Hi there, interesting topic.
I haven't been used to these pathways but at our hospital, we are in the process of developing some; (THJR, TKJR,) total abdominal hysterectomy, laparascopic chole, laparascopic appendectomy are being used in our surgical ward at the moment quite successfully.
In answer to your questions;
I don't see these as totally negative pathways,
they are a standard pathway (obviously from research previously done) for a patient with the specific operation identified,
the 'norm' would be the pathway,
any variance is clearly documented and I see this as a really good way to research current trends, assess the variables and be able to put into effect, any change that may benefit the patient.

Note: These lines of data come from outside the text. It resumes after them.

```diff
   int blocks = (total + 255) / 256;
   if (blocks > di.num_sms * 8) blocks = di.num_sms * 8;
-  renet_wgrad_reduce_kernel<<<blocks, 256, 0, stream>>>(reinterpret_cast<const float*>(workspace), splits, rows_pad, nb, n, cin, cb0, cb1, cone,
-                                                        dw_ih, dw_hh, db_ih, db_hh);
+  wgrad_reduce_kernel<<<blocks, 256, 0, stream>>>(p, dw_ih, dw_hh, db_ih, db_hh);
   ISA_CUDA(cudaGetLastError());
   return ISA_OK;
 }
```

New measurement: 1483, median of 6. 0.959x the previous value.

Obviously the hospital trend, to 'save $$$'s
is to reduce patient stay.
I stayed in a maternity ward for eight days with my first born child 26 years ago.... admittedly, now, I believe we have gone the other way but.... look at the complications with long stay patients on bedrest....(talking surgical now)
the perception of patients when they enter hospital (I have researched this one a little and enjoy this particular topic)I have watched elective surgical patients come into hospital and get straight into their PJ's or nightie on warding!!! Are they sick????
Remember the sick role?
Perhaps I am going on too musch, this topic opens up many doors and I would love to hear your reply and thoughts.